Punto sull’inquinamento da plastiche e microplastiche. L’inquinamento da plastica è diventato uno dei problemi ambientali più urgenti e pressanti che affliggono il nostro Pianeta. Negli ultimi decenni, l’uso massiccio di plastica e la sua gestione inadeguata hanno portato a un accumulo senza precedenti di rifiuti plastici in tutto il mondo. Ogni anno, milioni di tonnellate di rifiuti di plastica finiscono nei nostri oceani, terreni e aree urbane, causando un impatto devastante sugli ecosistemi e sulla salute umana.
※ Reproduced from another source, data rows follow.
cxl-speckv_amd/csrc/tuning.hpp:

```cpp
#pragma once
#include <cstdint>

namespace speckv {

struct Tuning {
    int32_t attend_splits = 0;
    int32_t attend_tiles_per_split = 0;
    int32_t attend_stream = 0;
    int32_t attend_mx4_one_half = 0;
    int32_t attend_order_as_given = 0;
    int32_t attend_general = 0;
    int32_t attend_fp8_table_regs = 0;
    int32_t attend_fp8_dma = 0;
    int32_t attend_fp8_striped_table = 0;
    int32_t attend_int4_striped_wg = 0;
    int32_t attend_layers_loop = 0;
    int32_t attend_fold_launch = 0;
    int32_t tc_multipass = 0;
    int32_t tc_scan = 0;
    int32_t tc_no_pre = 0;
    int32_t tc_no_split_tiles = 0;
    int32_t td_one_pass = 0;
    int32_t td_expand_per_element = 0;
    int32_t tc_batch_one_wg = 0;
    int32_t flush_no_small = 0;
    int32_t flush_small_words = 0;
    int32_t predict_batch_path = 0;
    int32_t wgs_per_cu = 0;
    int32_t rounds_consecutive = 0;
    int32_t remote_engine = 0;
    int32_t copy_min_run_kb = 1024;
    int32_t slots_kind_fast = 0;
};

Tuning& tuning();
int tuning_set(const char* key, long long value);

}
```

Before: 773.5 million.

## Add LDS-DMA double-buffered variant of k8v4 attend kernel and make it default

Adds a new k8v4 attention kernel that streams K, V, scales and codes into per-wave LDS buffers using global_load_lds with swizzled layouts, double-buffered two tiles ahead, and reads them back with explicit waitcnt-controlled ds_reads. The intent is to hide global load latency and reduce VGPR pressure from register-held prefetches. Shared math is factored into helper functions reused by both kernels. The default tuning value (0, tested with >=0) selects the new kernel, which lowers occupancy to 3 waves per EU and relies on hand-counted vmcnt values that could be fragile.

```diff
diff --git a/cxl-speckv_amd/csrc/attend_kv.hip b/cxl-speckv_amd/csrc/attend_kv.hip
--- a/cxl-speckv_amd/csrc/attend_kv.hip
+++ b/cxl-speckv_amd/csrc/attend_kv.hip
@@ -1,18 +1,165 @@
 #include "kernels.hpp"
 #include "codec_device.hpp"
 #include "attend_device.hpp"
+#include "tuning.hpp"
 
 namespace speckv {
 
 namespace {
 
-__device__ __forceinline__ uint2 kv_ldg8(const uint8_t* p)
-{
-    const u32x2 v = __builtin_nontemporal_load(SPECKV_GP(u32x2, p));
-    return make_uint2(v.x, v.y);
-}
+__device__ __forceinline__ u32x2 kv_ldg8(const uint8_t* p) { return __builtin_nontemporal_load(SPECKV_GP(u32x2, p)); }
 __device__ __forceinline__ uint32_t kv_ldg1(const uint8_t* p) { return *SPECKV_GP(uint8_t, p); }
 __device__ __forceinline__ f32x4 kv_ldg_f4(const float* p) { return *SPECKV_GP(f32x4, p); }
+
+__device__ __forceinline__ void kv_quantise_rows(const u32x4 (&w4)[4], bool live, uint32_t (&qd)[8], float& row_scale)
+{
+    float xq[32];
+    float mx = 0.0f;
+#pragma unroll
+    for (int i = 0; i < 4; ++i) {
+        const uint32_t ws[4] = {w4[i].x, w4[i].y, w4[i].z, w4[i].w};
+#pragma unroll
+        for (int k = 0; k < 8; ++k) {
+            xq[8 * i + k] = static_cast<float>(__builtin_bit_cast(_Float16, static_cast<uint16_t>(ws[k >> 1] >> (16 * (k & 1)))));
+            mx = fmaxf(mx, fabsf(xq[8 * i + k]));
+        }
+    }
+    mx = max_over_kb(mx);
+    const bool finite = mx < INFINITY;
+    const float sc = (mx > 0.0f) ? (finite ? div448_of_f16_value(mx) : mx / 448.0f) : 1.0f;
+    const float rcp = finite ? rcp_of_scale(sc) : 0.0f;
+#pragma unroll
+    for (int i = 0; i < 8; ++i) {
+        float v[4];
+#pragma unroll
+        for (int k = 0; k < 4; ++k) {
+            const float x = xq[4 * i + k];
+            const float qt = finite ? __builtin_copysignf(div_by_scale(x, sc, rcp), x) : x / sc;
+            v[k] = live ? fminf(fmaxf(qt, -448.0f), 448.0f) : 0.0f;
+        }
+        int pk = __builtin_amdgcn_cvt_pk_fp8_f32(v[0], v[1], 0, false);
+        pk = __builtin_amdgcn_cvt_pk_fp8_f32(v[2], v[3], pk, true);
+        qd[i] = static_cast<uint32_t>(pk);
+    }
+    row_scale = live ? sc : 1.0f;
+}
+
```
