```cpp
template <int NC, int CPL, int REGK>
__device__ __forceinline__ void load_resident(const double *__restrict__ base, int n, int stride,
                                              int first_corr, int lane, double (&d)[REGK][NC],
                                              double *lds ) {
  (void)n;
  if constexpr (CPL == 1) {
    const int idx = first_corr + lane;
    const bool in = idx < stride;
#pragma unroll
    for (int c = 0; c < NC; ++c) d[0][c] = in ? base[(int64_t)c * stride + idx] : 0.0;
  } else {
    using pair_t = __attribute__((ext_vector_type(2))) double;
    auto load_pair = [&](auto jc) {
      constexpr int j = decltype(jc)::value;
      const int idx = first_corr + 2 * kWave * j + 2 * lane;
      const bool in = idx < stride;
#pragma unroll
      for (int c = 0; c < NC; ++c) {
        pair_t v = {0.0, 0.0};
        if (in) v = *reinterpret_cast<const pair_t *>(base + (int64_t)c * stride + idx);
        d[2 * j][c] = v.x;
        d[2 * j + 1][c] = v.y;
      }
    };
    if constexpr (REGK >= 2) load_pair(std::integral_constant<int, 0>{});
    if constexpr (REGK >= 4) load_pair(std::integral_constant<int, 1>{});
    if constexpr (REGK >= 6) load_pair(std::integral_constant<int, 2>{});
    if constexpr (REGK >= 8) load_pair(std::integral_constant<int, 3>{});
    if constexpr (REGK & 1) {
      const int idx = first_corr + kWave * (REGK - 1) + lane;
      const bool in = idx < stride;
#pragma unroll
      for (int c = 0; c < NC; ++c) d[REGK - 1][c] = in ? base[(int64_t)c * stride + idx] : 0.0;
    }
    typedef __attribute__((address_space(3))) void lds_void;
    typedef const __attribute__((address_space(1))) void global_void;
#pragma unroll
    for (int k = REGK; k < CPL; ++k) {
      const int chunk = first_corr + kWave * k;
      if (chunk < stride) {
        static_assert(NC % 2 == 0, "the LDS slots are loaded two planes at a time");
        const int plane_half = lane >> 5, in_plane = 2 * (lane & (kWave / 2 - 1));
#pragma unroll
        for (int c = 0; c < NC; c += 2)
          __builtin_amdgcn_global_load_lds((global_void *)(base + (int64_t)(c + plane_half) * stride + chunk + in_plane),
                                           (lds_void *)(uintptr_t)(uint32_t)(uintptr_t)(lds + ((k - REGK) * NC + c) * kWave),
// ... 549 lines not shown

#ifdef PNEC_ISA_MARKS
#define PNEC_MARK(name) asm volatile("; PNEC_MARK " name)
#else
#define PNEC_MARK(name)
#endif

constexpr int SRC_PLANES = 0;
constexpr int SRC_AOS = 1;
template <int MODE, int CPL, int WPP, int LDSK, bool RESIDENT, int SRC = SRC_PLANES>
__global__ __launch_bounds__(kWave *WPP, (CPL == 8 && LDSK == 0) ? 1 : 2) void lm_solve_kernel(const SolveArgs a) {
  static_assert(SRC != SRC_AOS || RESIDENT, "the AoS source is only built for the on-chip-resident geometries");
  constexpr int NC = num_components(MODE);
  constexpr int RCPL = CPL > 8 ? 8 : CPL;
  constexpr int TAILK = CPL - RCPL;
  static_assert(TAILK == 0 || (TAILK == 4 && WPP == 1 && RESIDENT && SRC != SRC_AOS), "the tail form is (12, 1, 3) on the batch's planes");
  constexpr int REGK = RESIDENT ? RCPL - LDSK : 1;
  const int lane = threadIdx.x & (kWave - 1);
  const int wave = threadIdx.x >> 6;
  const int64_t slot = xcd_contiguous_index(blockIdx.x, a.n_solves);
  const int64_t pair = a.pair_index ? (int64_t)a.pair_index[slot / a.n_hyp] : slot / a.n_hyp;
  const int64_t s = pair * a.n_hyp + slot % a.n_hyp;
  const double *__restrict__ base = nullptr;
  int n;
  int64_t aos0 = 0;
  if constexpr (SRC == SRC_AOS) {
    aos0 = a.aos_offsets[pair];
    n = (int)(a.aos_offsets[pair + 1] - aos0);
  } else {
    base = a.data + a.block_offset[pair];
    n = a.count[pair];
  }
  const int stride = (n + kWave - 1) & ~(kWave - 1);
  const pnec_hip_options &o = a.opt;
  const double reg = a.reg;

  unsigned long long t_begin = 0, t_loaded = 0;
  if (a.trace) t_begin = __builtin_amdgcn_s_memtime();

  __shared__ double slab_all[WPP][kSlab];
  __shared__ double unif_all[WPP][kUnif];
  __shared__ int ist_all[WPP][kINumI];
  constexpr int NFB = (WPP == 1 && RESIDENT && CPL == 8 && LDSK == 3) ? kNumFallbacks : 0;
  [[maybe_unused]] __shared__ double spec_all[NFB > 0 ? WPP : 1][NFB > 0 ? NFB * kSpecSlot : 1];
  [[maybe_unused]] __shared__ double xw[2][WPP > 1 ? WPP : 1][kSumSlots];
  [[maybe_unused]] __shared__ double nunif[RESIDENT ? 1 : kNumPoses][12];
  [[maybe_unused]] __shared__ double ninv2h[8];
  [[maybe_unused]] __shared__ double ldata[LDSK > 0 ? WPP : 1][LDSK > 0 ? LDSK : 1][NC][LDSK > 0 ? kWave : 1];
  double *slab = slab_all[WPP > 1 ? 0 : wave];
  double *unif = unif_all[WPP > 1 ? 0 : wave];
  int *ist = ist_all[WPP > 1 ? 0 : wave];
  [[maybe_unused]] int parity = 0;

  double d[REGK][NC];
  if constexpr (RESIDENT && SRC == SRC_AOS)
    load_resident_aos<NC, RCPL, REGK>(a.aos_bvs1 + 3 * aos0, a.aos_bvs2 + 3 * aos0, NC >= 12 ? a.aos_covs + 9 * aos0 : nullptr,
                                     NC >= 18 ? a.aos_covs_host + 9 * aos0 : nullptr, n, wave * RCPL * kWave, lane, d,
                                     &ldata[LDSK > 0 ? wave : 0][0][0][0]);
  else if constexpr (RESIDENT)
    load_resident<NC, RCPL, REGK>(base, n, stride, wave * RCPL * kWave, lane, d, &ldata[LDSK > 0 ? wave : 0][0][0][0]);
  [[maybe_unused]] int nslots = 0;
  if constexpr (RESIDENT) {
#pragma unroll
    for (int k = 0; k < RCPL; ++k) nslots += (n > wave * RCPL * kWave + slot_corr<RCPL, REGK>(k, 0)) ? 1 : 0;
  }
  [[maybe_unused]] int ntail = 0;
  [[maybe_unused]] const char *tail_base = nullptr;
  [[maybe_unused]] size_t tail_plane_bytes = 0;
  if constexpr (TAILK > 0) {
#pragma unroll
    for (int t = 0; t < TAILK; ++t) ntail += (n > RCPL * kWave + 2 * kWave * (t / 2) + (t & 1)) ? 1 : 0;
    const unsigned long long b64 = reinterpret_cast<unsigned long long>(base) + (unsigned long long)RCPL * kWave * sizeof(double);
    const unsigned blo = (unsigned)__builtin_amdgcn_readfirstlane((int)(unsigned)b64);
    const unsigned bhi = (unsigned)__builtin_amdgcn_readfirstlane((int)(unsigned)(b64 >> 32));
    tail_base = reinterpret_cast<const char *>(((unsigned long long)bhi << 32) | blo);
    tail_plane_bytes = (size_t)(unsigned)__builtin_amdgcn_readfirstlane(stride) * sizeof(double);
    ntail = __builtin_amdgcn_readfirstlane(ntail);
  }
  if (a.trace) {
    __builtin_amdgcn_s_waitcnt(0);
    t_loaded = __builtin_amdgcn_s_memtime();
  }

  if (lane == 0 && (WPP == 1 || wave == 0)) {
    double th, ph;
    const double *t0 = a.hyp_t ? a.hyp_t + 3 * s : a.init_t + 3 * pair;
    start_angles(t0[0], t0[1], t0[2], th, ph);
    double q[4];
#pragma unroll
    for (int k = 0; k < 4; ++k) {
      q[k] = a.init_q[pair * 4 + k];
      slab[kQc + k] = q[k];
    }
    slab[kThetaC] = th;
    slab[kPhiC] = ph;
    pose_uniforms(th, ph, q, unif);
    ist[kIIter] = 0;
    ist[kIFirst] = 1;
    ist[kIReuseDiag] = 0;
    ist[kINumInvalid] = 0;
    ist[kIStepOk] = 1;
    ist[kILast] = o.max_num_iterations <= 0 ? 1 : 0;
    ist[kIPark] = 0;
    if constexpr (WPP == 1) ist[kISpec] = kNumFallbacks;
  }
  const double inv_max_radius = a.inv_max_radius, inv_min_radius = a.inv_min_radius;
  if constexpr (RESIDENT && LDSK > 0 && SRC != SRC_AOS) __builtin_amdgcn_s_waitcnt(0x0F70);
  __builtin_amdgcn_fence(__ATOMIC_RELEASE, "wavefront");
  if constexpr (WPP > 1) __syncthreads();

  int term;
  int n_full_passes = 0, n_cost_passes = 0;
  for (;;) {
    PNEC_MARK("uniforms");
    {
      __builtin_amdgcn_fence(__ATOMIC_ACQUIRE, "wavefront");
      PassUniforms U;
#pragma unroll
      for (int i = 0; i < 9; ++i) U.R[i] = to_sgpr(unif[i]);
#pragma unroll
      for (int i = 0; i < 3; ++i) U.t[i] = to_sgpr(unif[9 + i]);
#pragma unroll
      for (int i = 0; i < 3; ++i) U.bth[i] = to_sgpr(unif[12 + i]);
      U.bph[0] = -U.t[1];
      U.bph[1] = U.t[0];
      U.bph[2] = 0.0;
      double c[6];
      bool cost_only = false;
      if constexpr (RESIDENT) cost_only = to_sgpr(ist[kILast]) != 0;
      n_cost_passes += cost_only ? 1 : 0;
      n_full_passes += cost_only ? 0 : 1;
      if (cost_only) {
        PNEC_MARK("pass_cost");
        if constexpr (RESIDENT) {
          double a0 = 0.0, z = 0.0;
          pass_cost_resident<MODE, REGK, LDSK>(d, &ldata[LDSK > 0 ? wave : 0][0][0][0], nslots, lane, U, reg,
                                               a0, z);
          c[0] = wave_reduce_acc0_row0(a0);
          c[1] = __builtin_amdgcn_ballot_w64(!(z == 0.0)) == 0ull ? 0.0 : __builtin_nan("");
          c[2] = c[3] = c[4] = c[5] = 0.0;
          if constexpr (TAILK > 0) {
            if (ntail > 0) {
              double a1 = 0.0, z1 = 0.0;
              const char *tb = tail_base;
              const size_t plane_bytes = tail_plane_bytes;
              const unsigned voff = 16u * (unsigned)lane;
              auto tail_cost = [&](auto tc) {
                constexpr int t = decltype(tc)::value;
                constexpr unsigned imm = 2u * kWave * 8u * (t / 2) + 8u * (t & 1);
// ... 171 lines not shown
```

Before: 37.95 million solves/s.

## Precompute per-solve start pose records in a separate kernel before the solve

Adds a lightweight pre-kernel that computes the starting angles, quaternion and pose uniforms for every solve and writes them to a padded 24-double record buffer. The solve kernels then load these records in parallel across lanes into LDS before the correspondence load, instead of having lane 0 serially run start_angles and pose_uniforms. The goal is to take the serial trig and uniform setup off the solve kernel's critical path. The cost is an extra launch and a global buffer round trip. It is on by default once there are at least 8192 solves.

```diff
diff --git a/pnec_amd/csrc/pnec_capi.hip b/pnec_amd/csrc/pnec_capi.hip
--- a/pnec_amd/csrc/pnec_capi.hip
+++ b/pnec_amd/csrc/pnec_capi.hip
@@ -602,6 +602,7 @@
   release(p->d_stage);
   release(p->d_stage_i);
   release(p->d_ratio);
+  release(p->d_start);
   release(p->d_front);
   release(p->d_front_i);
   release(p->d_hint_its);
@@ -1005,6 +1006,8 @@
   return 0;
 }
 
+constexpr int64_t kStartLaunchMinSolves = 8192;
+
 int pnec_hip_solve(pnec_hip_problem *p, const double *init_q, const double *init_t, int32_t n_hyp,
                    const double *hyp_t, double reg, const pnec_hip_options *opt_in, double *out_q,
                    double *out_t, double *out_cost, int32_t *out_iterations, int32_t *out_status,
@@ -1062,6 +1065,26 @@
   io.out(a.out_iterations, out_iterations, S, kKeep);
   io.out(a.out_status, out_status, S, kKeep);
   if (int rc = io.commit()) return rc;
+
+  static const int start_mode = [] {
+    const char *ev = std::getenv("PNEC_SOLVE_START");
+    if (ev && std::strcmp(ev, "kernel") == 0) return 1;
+    if (ev && std::strcmp(ev, "launch") == 0) return 2;
+    return 0;
+  }();
+  if (start_mode == 2 || (start_mode == 0 && S >= kStartLaunchMinSolves)) {
+    const int64_t need = S * (int64_t)kStartRecord;
+    if (need > p->start_doubles) {
+      if (p->d_start) (void)dev_free(p->d_start);
+      p->d_start = nullptr;
+      p->start_doubles = 0;
+      PNEC_HIP_TRY(dev_alloc(&p->d_start, sizeof(double) * (size_t)need));
+      p->start_doubles = need;
+    }
+    const hipError_t se = launch_solve_start(a.init_q, a.init_t, a.hyp_t, S, n_hyp, p->d_start, stream);
+    if (se != hipSuccess) return fail_hip(se, "solve_start_kernel launch");
+    a.start = p->d_start;
+  }
 
   static const bool use_groups = [] {
     const char *ev = std::getenv("PNEC_SOLVE_GROUPS");
diff --git a/pnec_amd/csrc/pnec_internal.hpp b/pnec_amd/csrc/pnec_internal.hpp
--- a/pnec_amd/csrc/pnec_internal.hpp
+++ b/pnec_amd/csrc/pnec_internal.hpp
@@ -37,6 +37,8 @@
   int64_t stage_ints = 0;
   double *d_ratio = nullptr;
   int64_t ratio_doubles = 0;
+  double *d_start = nullptr;
+  int64_t start_doubles = 0;
   double *d_front = nullptr;
   int32_t *d_front_i = nullptr;
   int64_t front_pairs = 0;
@@ -224,6 +226,9 @@
 hipError_t launch_solve_group_mode_2(int, int, int, const SolveArgs &, hipStream_t);
 hipError_t launch_solve_group_mode_3(int, int, int, const SolveArgs &, hipStream_t);
 
+hipError_t launch_solve_start(const double *init_q, const double *init_t, const double *hyp_t, int64_t n_solves,
+                              int32_t n_hyp, double *start, hipStream_t stream);
+
 hipError_t launch_solve_aos_mode_0(int, int, int, const SolveArgs &, hipStream_t);
 hipError_t launch_solve_aos_mode_1(int, int, int, const SolveArgs &, hipStream_t);
 hipError_t launch_solve_aos_mode_2(int, int, int, const SolveArgs &, hipStream_t);
diff --git a/pnec_amd/csrc/pnec_solve_group_kernel.hpp b/pnec_amd/csrc/pnec_solve_group_kernel.hpp
--- a/pnec_amd/csrc/pnec_solve_group_kernel.hpp
+++ b/pnec_amd/csrc/pnec_solve_group_kernel.hpp
@@ -52,18 +52,22 @@
   __shared__ double xw[2][SB][WPP][kSumSlots];
   [[maybe_unused]] __shared__ double ldata[LDSK > 0 ? WPP : 1][LDSK > 0 ? LDSK : 1][NC][LDSK > 0 ? kWave : 1];
 
+  const int hw = group_hyp_of_wave<G>(wave);
+  const bool pre = a.start != nullptr;
+  if (pre && hw < nh && lane < kStartDoubles)
+    start_put(lane, a.start[(pair * a.n_hyp + h0 + hw) * kStartRecord + lane], slab_all[hw], unif_all[hw]);
+
   double d[REGK][NC];
   load_resident<NC, CPL, REGK>(base, n, stride, wave * CPL * kWave, lane, d, &ldata[LDSK > 0 ? wave : 0][0][0][0]);
   int nslots = 0;
 #pragma unroll
   for (int k = 0; k < CPL; ++k) nslots += (n > wave * CPL * kWave + slot_corr<CPL, REGK>(k, 0)) ? 1 : 0;
 
-  const int hw = group_hyp_of_wave<G>(wave);
   if (lane == 0) {
     const int h = hw;
     double *slab = slab_all[h];
     int *ist = ist_all[h];
-    if (h < nh) {
+    if (h < nh && !pre) {
       const int64_t s = pair * a.n_hyp + h0 + h;
       double th, ph;
       const double *t0 = a.hyp_t ? a.hyp_t + 3 * s : a.init_t + 3 * pair;
@@ -204,6 +208,14 @@
   __shared__ int ist_all[G][kINumI];
   [[maybe_unused]] __shared__ double ldata[LDSK > 0 ? LDSK : 1][NC][LDSK > 0 ? kWave : 1];
 
+  static_assert(G * kStartRecord <= kWave, "one lane per double of the block's records");
+  const bool pre = a.start != nullptr;
+  {
+    const int start_h = lane / kStartRecord, start_i = lane % kStartRecord;
+    if (pre && start_h < nh && start_i < kStartDoubles)
+      start_put(start_i, a.start[(pair * a.n_hyp + h0) * kStartRecord + lane], slab_all[start_h], unif_all[start_h]);
+  }
+
   double d[REGK][NC];
   load_resident<NC, CPL, REGK>(base, n, stride, 0, lane, d, &ldata[0][0][0]);
   int nslots = 0;
@@ -214,7 +226,7 @@
     const int h = lane >> 2;
     double *slab = slab_all[h];
     int *ist = ist_all[h];
-    if (h < nh) {
+    if (h < nh && !pre) {
       const int64_t s = pair * a.n_hyp + h0 + h;
       double th, ph;
       const double *t0 = a.hyp_t ? a.hyp_t + 3 * s : a.init_t + 3 * pair;
diff --git a/pnec_amd/csrc/pnec_solve_kernel.hpp b/pnec_amd/csrc/pnec_solve_kernel.hpp
--- a/pnec_amd/csrc/pnec_solve_kernel.hpp
+++ b/pnec_amd/csrc/pnec_solve_kernel.hpp
@@ -22,6 +22,7 @@
   const double *init_q;
   const double *init_t;
   const double *hyp_t;
+  const double *start;
   double *out_q;
   double *out_t;
   double *out_cost;
@@ -111,6 +112,18 @@
   phi = (fabs(theta) < 1e-10) ? 0.0 : atan2_c(y / n, x / n);
 }
 
+constexpr int kStartRecord = 24;
+constexpr int kStartDoubles = 21;
+static_assert(kThetaC == kQc + 4 && kPhiC == kQc + 5 && kStartDoubles == 6 + 15, "record layout = slab[kQc ..] | unif[0 .. 14]");
+__device__ __forceinline__ void start_put(int i, double v, double *slab, double *unif) {
+  if (i < kStartDoubles) *(i < 6 ? slab + kQc + i : unif + (i - 6)) = v;
+}
+__host__ __device__ constexpr bool start_records_ok(int mode, int cpl, int wpp, int ldsk) {
+  if (mode == PNEC_HIP_MODE_HOST && cpl == 12) return false;
+  if (mode == PNEC_HIP_MODE_SYM && wpp == 1 && ldsk == 0 && cpl >= 4) return false;
+  return true;
+}
+
 template <int CPL, int REGK>
 __host__ __device__ constexpr int slot_corr(int k, int lane) {
   if (CPL == 1) return lane;
@@ -766,6 +779,12 @@
   int *ist = ist_all[WPP > 1 ? 0 : wave];
   [[maybe_unused]] int parity = 0;
 
+  constexpr bool kStartRecords = SRC != SRC_AOS && (!RESIDENT || start_records_ok(MODE, CPL, WPP, LDSK));
+  const bool pre = kStartRecords && a.start != nullptr;
+  if constexpr (kStartRecords) {
+    if (pre && (WPP == 1 || wave == 0) && lane < kStartDoubles) start_put(lane, a.start[s * kStartRecord + lane], slab, unif);
+  }
+
   double d[REGK][NC];
   if constexpr (RESIDENT && SRC == SRC_AOS)
     load_resident_aos<NC, RCPL, REGK>(a.aos_bvs1 + 3 * aos0, a.aos_bvs2 + 3 * aos0, NC >= 12 ? a.aos_covs + 9 * aos0 : nullptr,
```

Conoscere i numeri dell’inquinamento da plastica è il primo passo per comprendere l’entità del problema. Da qui, possiamo cercare insieme soluzioni innovative e pratiche per ridurre il nostro impatto e contribuire a un futuro più pulito e verde.

I numeri dell'inquinamento

Ogni anno negli oceani, nei fiumi e nei laghi si riversano 23 milioni di tonnellate di plastica pari al peso di 100mila statue della Libertà, senza un intervento radicale le stime prevedono che questa quantità triplicherà entro il 2060. Il ritardo nel rendere operative soluzioni efficienti in ottica di economia circolare ha fatto si che oggi, nell’acqua e nell’ambiente, siano presenti 8 miliardi di rifiuti primari in plastica . Esatto, una tonnellata per ogni essere umano sulla terra. Non tutta la plastica finisce in mare o nell’ambiente, degli oltre 400 milioni di tonnellate di plastica prodotte all’anno a livello mondiale il 12% viene incenerito: una soluzione sostenibile? La risposta è negativa.Per ogni tonnellata di plastica bruciata vengono immesse in atmosfera più di due tonnellate di CO2 insieme a diossine e furani, elementi che portano a un inquinamento cronico perché particolarmente stabili e persistenti nell’ambiente,tossici per l’uomo, gli animali e l’ambiente stesso.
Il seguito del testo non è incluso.